DPD PKS KARIMUN
Bupati Karimun Ing H. Iskandarsyah Dukung Special Border Treatment — Kemudahan Kerja Warga Perbatasan ke Malaysia Harus Legal & Terlindungi.
Kemenko Kumham Imipas bahas skema Special Border Treatment untuk legalitas pekerja perbatasan ke Malaysia. Bupati Karimun sekaligus Ketua MPW PKS KEPRI Ing H. Iskandarsyah usulkan izin 3–6 bulan dan tetap dalam koridor hukum. Ketua DPD PKS Karimun Suryadi dukung penuh, harap segera terwujud demi perlindungan & kesejahteraan warga Karimun.
BERITA UTAMA
Editor Oleh : KomDigi
8/15/20262 min read


Karimun — Langkah besar bagi warga perbatasan yang bekerja di Malaysia semakin nyata. Kementerian Koordinator Bidang Hukum, Hak Asasi Manusia, Imigrasi, dan Pemasyarakatan (Kemenko Kumham Imipas) mendorong penerapan Special Border Treatment (SBT), sebuah skema khusus yang memberikan legalitas dan perlindungan bagi warga perbatasan yang bekerja di negara tetangga.
Inisiatif ini dibahas dalam Rapat Koordinasi Perdana Usulan SBT yang berlangsung di Jakarta, Kamis (13/8/2026), melibatkan lintas kementerian, lembaga, serta pemerintah daerah terkait wilayah perbatasan.
Plt. Asisten Deputi Koordinasi Strategi Pelayanan Keimigrasian, Herdaus, menegaskan rapat ini bukan sekadar menyamakan persepsi, melainkan menyatukan komitmen untuk memberikan solusi nyata bagi masyarakat perbatasan.
Konsul Jenderal RI di Johor Bahru, Sigit S. Widiyanto, turut menyoroti bahwa kedekatan geografis, sosial, budaya, dan sejarah membuat mobilitas warga Karimun dan Kepulauan Meranti ke Malaysia adalah realita yang tak dapat dipisahkan. Selama ini banyak warga masuk dengan fasilitas kunjungan namun bekerja, sehingga tidak memiliki perlindungan ketenagakerjaan. KJRI Johor Bahru mendorong SBT agar warga dapat bekerja secara legal, dan usulan ini telah diterima untuk dibahas lebih lanjut pihak Malaysia melalui forum Sosek Malindo.
Bupati Karimun sekaligus Ketua MPW PKS Kepulauan Riau, Ing H. Iskandarsyah, menyambut baik inisiatif strategis ini. Beliau menekankan bahwa menghentikan mobilitas warga secara penuh sangat tidak realistis mengingat ikatan kekeluargaan dan sejarah yang sudah berlangsung turun-temurun.

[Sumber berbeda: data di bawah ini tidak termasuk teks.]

# MILAB-IIT-CV/ATDN_vSLAM

Measured on AMD Instinct MI355X. Metric: frame-pairs/sec, KITTI 1241x376 odometry inference at 1/2/4/8 MI355X, higher is better.
Workload: dtype f32 via 3xf16 split MFMA (fp32 accumulate); 1 GPU; KITTI seq-03-shaped 376x1241 uint8 frames (resident in HBM) resized to 376x1232, GMA flow 12 GRU iters + CLVO head -> 6-DoF trajectory (BASELINE configs[1]); streams_per_gpu=2, gru_iters=12, parallelism=pairs sharded x1, one all-gather of 512-d features, replicated LSTM scan

## Files before the change

atdn_vslam_amd/_lib.py:

```python
import ctypes as C
import os

_HERE = os.path.dirname(os.path.abspath(__file__))
LIB_PATH = os.environ.get("ATDN_LIB_PATH") or os.path.join(_HERE, "libatdn_hip.so")

_f32p = C.POINTER(C.c_float)
_i64p = C.POINTER(C.c_int64)
_vp = C.c_void_p

SIGNATURES = {
    "atdn_version": (C.c_int, []),
    "atdn_last_error": (C.c_char_p, []),
    "atdn_gma_create": (C.c_int, [C.POINTER(_vp), C.c_int, C.c_int, C.c_int, C.c_int]),
    "atdn_gma_set_low_latency": (C.c_int, [_vp, C.c_int]),
    "atdn_gma_load": (C.c_int, [_vp, C.c_char_p, _vp, _i64p, C.c_int]),
    "atdn_gma_finalize": (C.c_int, [_vp]),
    "atdn_gma_forward": (C.c_int, [_vp, _vp, _vp, C.c_int, C.c_int, _vp, _vp, _vp, _vp]),
    "atdn_gma_forward_predictions": (C.c_int, [_vp, _vp, _vp, C.c_int, C.c_int, _vp, _vp, _vp]),
    "atdn_gma_forward_sequence": (C.c_int, [_vp, _vp, C.c_int, C.c_int, _vp, _vp, _vp, _vp]),
    "atdn_gma_forward_sequence_continued": (C.c_int, [_vp, _vp, C.c_int, C.c_int, _vp, _vp, _vp, _vp]),
    "atdn_gma_debug_read": (C.c_long, [_vp, C.c_char_p, _vp, C.c_long, _vp]),
    "atdn_gma_profile": (C.c_int, [_vp, C.c_int, C.c_int, C.c_int, _f32p, _vp]),
    "atdn_gma_profile_mode": (C.c_int, [_vp, C.c_int, C.c_int, C.c_int, C.c_int, _f32p, _vp]),
    "atdn_gma_set_range_probe": (C.c_int, [_vp, C.c_int]),
# ... 35 lines not shown
    "atdn_ingest_destroy": (None, [_vp]),
    "atdn_flow_pack_f16": (C.c_int, [_vp, C.c_int, C.c_int, C.c_int, C.c_int, C.c_int, _vp, _vp]),
    "atdn_flow_gather_clips": (C.c_int, [_vp, C.c_int, C.c_int, C.c_int, _vp, _vp, C.c_int, C.c_int, _vp, _vp]),
    "atdn_map_search": (C.c_int, [_vp, C.c_int, C.c_int, _vp, C.c_int, C.c_int, _vp, _vp, _vp]),
    "atdn_map_gather_images_u8": (C.c_int, [_vp, C.c_int, C.c_long, _vp, C.c_int, _vp, _vp]),
    "atdn_corr_lookup": (C.c_int, [_vp, _vp, _vp, _vp, C.c_int, C.c_int, C.c_int, _vp, _vp, C.c_int, _vp]),
    "atdn_corr_pyramid": (C.c_int, [_vp, _vp, C.c_int, C.c_int, C.c_int, C.c_int, _vp, _vp, _vp, _vp, _vp]),
    "atdn_corr_lookup_bricks": (C.c_int, [_vp, _vp, C.c_int, C.c_int, C.c_int, C.c_int, _vp, _vp, _vp, _vp, _vp, _vp, _vp, _vp,
                                          _vp, _vp]),
    "atdn_conv2d_nhwc": (C.c_int, [_vp, C.c_int, C.c_int, C.c_int, C.c_int, _vp, _vp, C.c_int, C.c_int, C.c_int,
                                   C.c_int, C.c_int, C.c_int, C.c_int, _vp, _vp]),
    "atdn_conv2d_nhwc_sf": (C.c_int, [_vp, C.c_int, C.c_int, C.c_int, C.c_int, _vp, _vp, C.c_int, C.c_int, C.c_int,
                                      C.c_int, C.c_int, C.c_int, _vp, _vp]),
    "atdn_conv2d_nhwc_sf_epi": (C.c_int, [_vp, C.c_int, C.c_int, C.c_int, C.c_int, _vp, _vp, C.c_int, C.c_int, C.c_int,
                                      C.c_int, C.c_int, C.c_int, C.c_int, _vp, _vp]),
}

GMA_STAGES = ("fnet", "corr", "pool", "cnet", "attention", "lookup", "motion_encoder", "aggregate", "gru_zr", "gru_q",
              "flow_head", "mask", "gru_ctx", "attn_logits", "agg_vt", "convc1", "gru_zr_v", "gru_q_v")

_lib = None


def lib():
    global _lib
    if _lib is None:
        if not os.path.exists(LIB_PATH):
            raise RuntimeError(
                "%s is missing: the HIP extension has not been built (python -m atdn_vslam_amd.build). "
                "There is no CPU fallback for the product path." % LIB_PATH)
# ... 31 lines not shown
```

atdn_vslam_amd/csrc/capi.hip:

```cpp
#include "../../include/atdn_hip.h"

#include <cmath>
#include <cstring>

#include "clvo.h"
#include "gma.h"
#include "vae.h"
#include "clvo_train.h"
#include "frontend.h"
#include "conv_sf.h"
#include "epilogues_sf.h"

namespace atdn {
extern template TileChoice conv_dispatch<MODE_TAP, EpiBias<ACT_NONE>>(const ConvShape&, EpiBias<ACT_NONE>, hipStream_t);
extern template TileChoice conv_dispatch<MODE_TAP, EpiBias<ACT_RELU>>(const ConvShape&, EpiBias<ACT_RELU>, hipStream_t);
extern template TileChoice conv_dispatch<MODE_ROW, EpiBias<ACT_NONE>>(const ConvShape&, EpiBias<ACT_NONE>, hipStream_t);
extern template TileChoice conv_dispatch<MODE_ROW, EpiBias<ACT_RELU>>(const ConvShape&, EpiBias<ACT_RELU>, hipStream_t);
extern template TileChoice conv_dispatch<MODE_TAP, EpiScale>(const ConvShape&, EpiScale, hipStream_t);

extern template TileChoice conv_sf_dispatch<EpiBias<ACT_NONE>>(const ConvShape&, float, EpiBias<ACT_NONE>, hipStream_t);
extern template TileChoice conv_sf_dispatch<SfBias<ACT_NONE>>(const ConvShape&, float, SfBias<ACT_NONE>, hipStream_t);

static thread_local std::string g_last_error;
void set_last_error(const std::string& msg) { g_last_error = msg; }
}
// ... 560 lines not shown
    (void)hipFree(tmp);
    A.release();
    throw;
  }
  (void)hipFree(tmp);
  A.release();
  ATDN_API_END
}

int atdn_conv2d_nhwc_sf(const float* src, int nimg, int H, int W, int Cin, const float* weight_host,
                        const float* bias_host, int Cout, int KH, int KW, int stride, int padH, int padW, float* dst,
                        void* stream) {
  return atdn_conv2d_nhwc_sf_epi(src, nimg, H, W, Cin, weight_host, bias_host, Cout, KH, KW, stride, padH, padW, 0, dst, stream);
}

}
```

atdn_vslam_amd/csrc/conv_sf6.h:

```cpp
#pragma once
#include <cstdlib>
#include <type_traits>
#include "conv_sf.h"

namespace atdn {

struct Conv2Geom {
  const float* src0; const float* src1;
  long sb0, sb1;
  int ld0, ld1, C0, C1;
  int H, W, Ho, Wo;
  int KH, KW, padH, padW;
  int PH, PW;
  int tiles_x, tiles_y;
  int nimg, ntile_n;
  const float* w; int ldw; int N;
  float wscale;
  const float* in_mean; const float* in_rstd;
};

inline bool conv_halo_eligible(const ConvShape& s) {
  if (s.stride != 1 || s.wb != 0) return false;
  return (s.KH == 3 && s.KW == 3) || (s.KH == 1 && s.KW == 5) || (s.KH == 5 && s.KW == 1);
}
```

“Kami mengusulkan agar masa izin dalam skema SBT dapat diberikan untuk jangka waktu 3 hingga 6 bulan, sehingga masyarakat tidak perlu terlalu sering melakukan perjalanan pulang-pergi. Namun, kami sangat menekankan bahwa skema ini harus tetap dalam koridor hukum dan tidak boleh menimbulkan persepsi bahwa pemerintah melegalkan Tindak Pidana Perdagangan Orang (TPPO).”
Menyikapi langkah strategis ini, Ketua DPD PKS Kabupaten Karimun, Suryadi, menyampaikan dukungan penuh sekaligus harapan agar skema ini segera terealisasi dan memberikan perlindungan nyata bagi masyarakat Karimun.
“Kami dari DPD PKS Karimun menyambut baik dan memberikan dukungan penuh atas upaya penerapan skema Special Border Treatment ini. Selama ini, banyak warga kita yang bekerja di perbatasan belum memiliki kepastian hukum dan perlindungan yang memadai. Hadirnya skema SBT menjadi harapan besar bagi warga Karimun — agar mereka dapat bekerja secara legal, aman, terlindungi, dan dihargai hak-haknya sebagai pekerja sekaligus warga negara Indonesia. Kami berharap proses pembahasan ini berjalan lancar, segera disepakati, dan dapat dirasakan manfaatnya oleh masyarakat secepatnya. Insyaallah ini menjadi wujud nyata kehadiran negara untuk melayani dan melindungi rakyatnya.”
Wakil Bupati Kepulauan Meranti, Muzamil Baharudin, juga mendukung penuh pelegalisasian agar mobilitas menjadi aman, tertib, dan produktif. Bahkan Pemkab Meranti telah menjalin komunikasi dengan CIDB Malaysia untuk sertifikasi tenaga kerja lokal.
Secara teknis, SBT difokuskan pada tiga sektor prioritas yang kurang diminati tenaga kerja lokal Malaysia: konstruksi, perladangan/perkebunan, dan jasa tertentu. Seluruh instansi sepakat mendukung, namun menekankan pentingnya mitigasi risiko agar tidak disalahgunakan, antara lain:
- ✅ Hanya untuk warga asli wilayah perbatasan
- ✅ Verifikasi terpadu satu pintu
- ✅ Wajib kepesertaan BPJS Ketenagakerjaan
- ✅ Pengawasan ketat untuk cegah TPPO
Harapan untuk Warga Perbatasan
Pimpinan rapat menegaskan: SBT bukan sekadar kemudahan perjalanan, melainkan instrumen kepastian hukum, perlindungan, dan tata kelola yang lebih baik. Seluruh pihak berkomitmen mengawal penyusunan skema ini melalui koordinasi lintas instansi dan komunikasi bilateral Indonesia–Malaysia.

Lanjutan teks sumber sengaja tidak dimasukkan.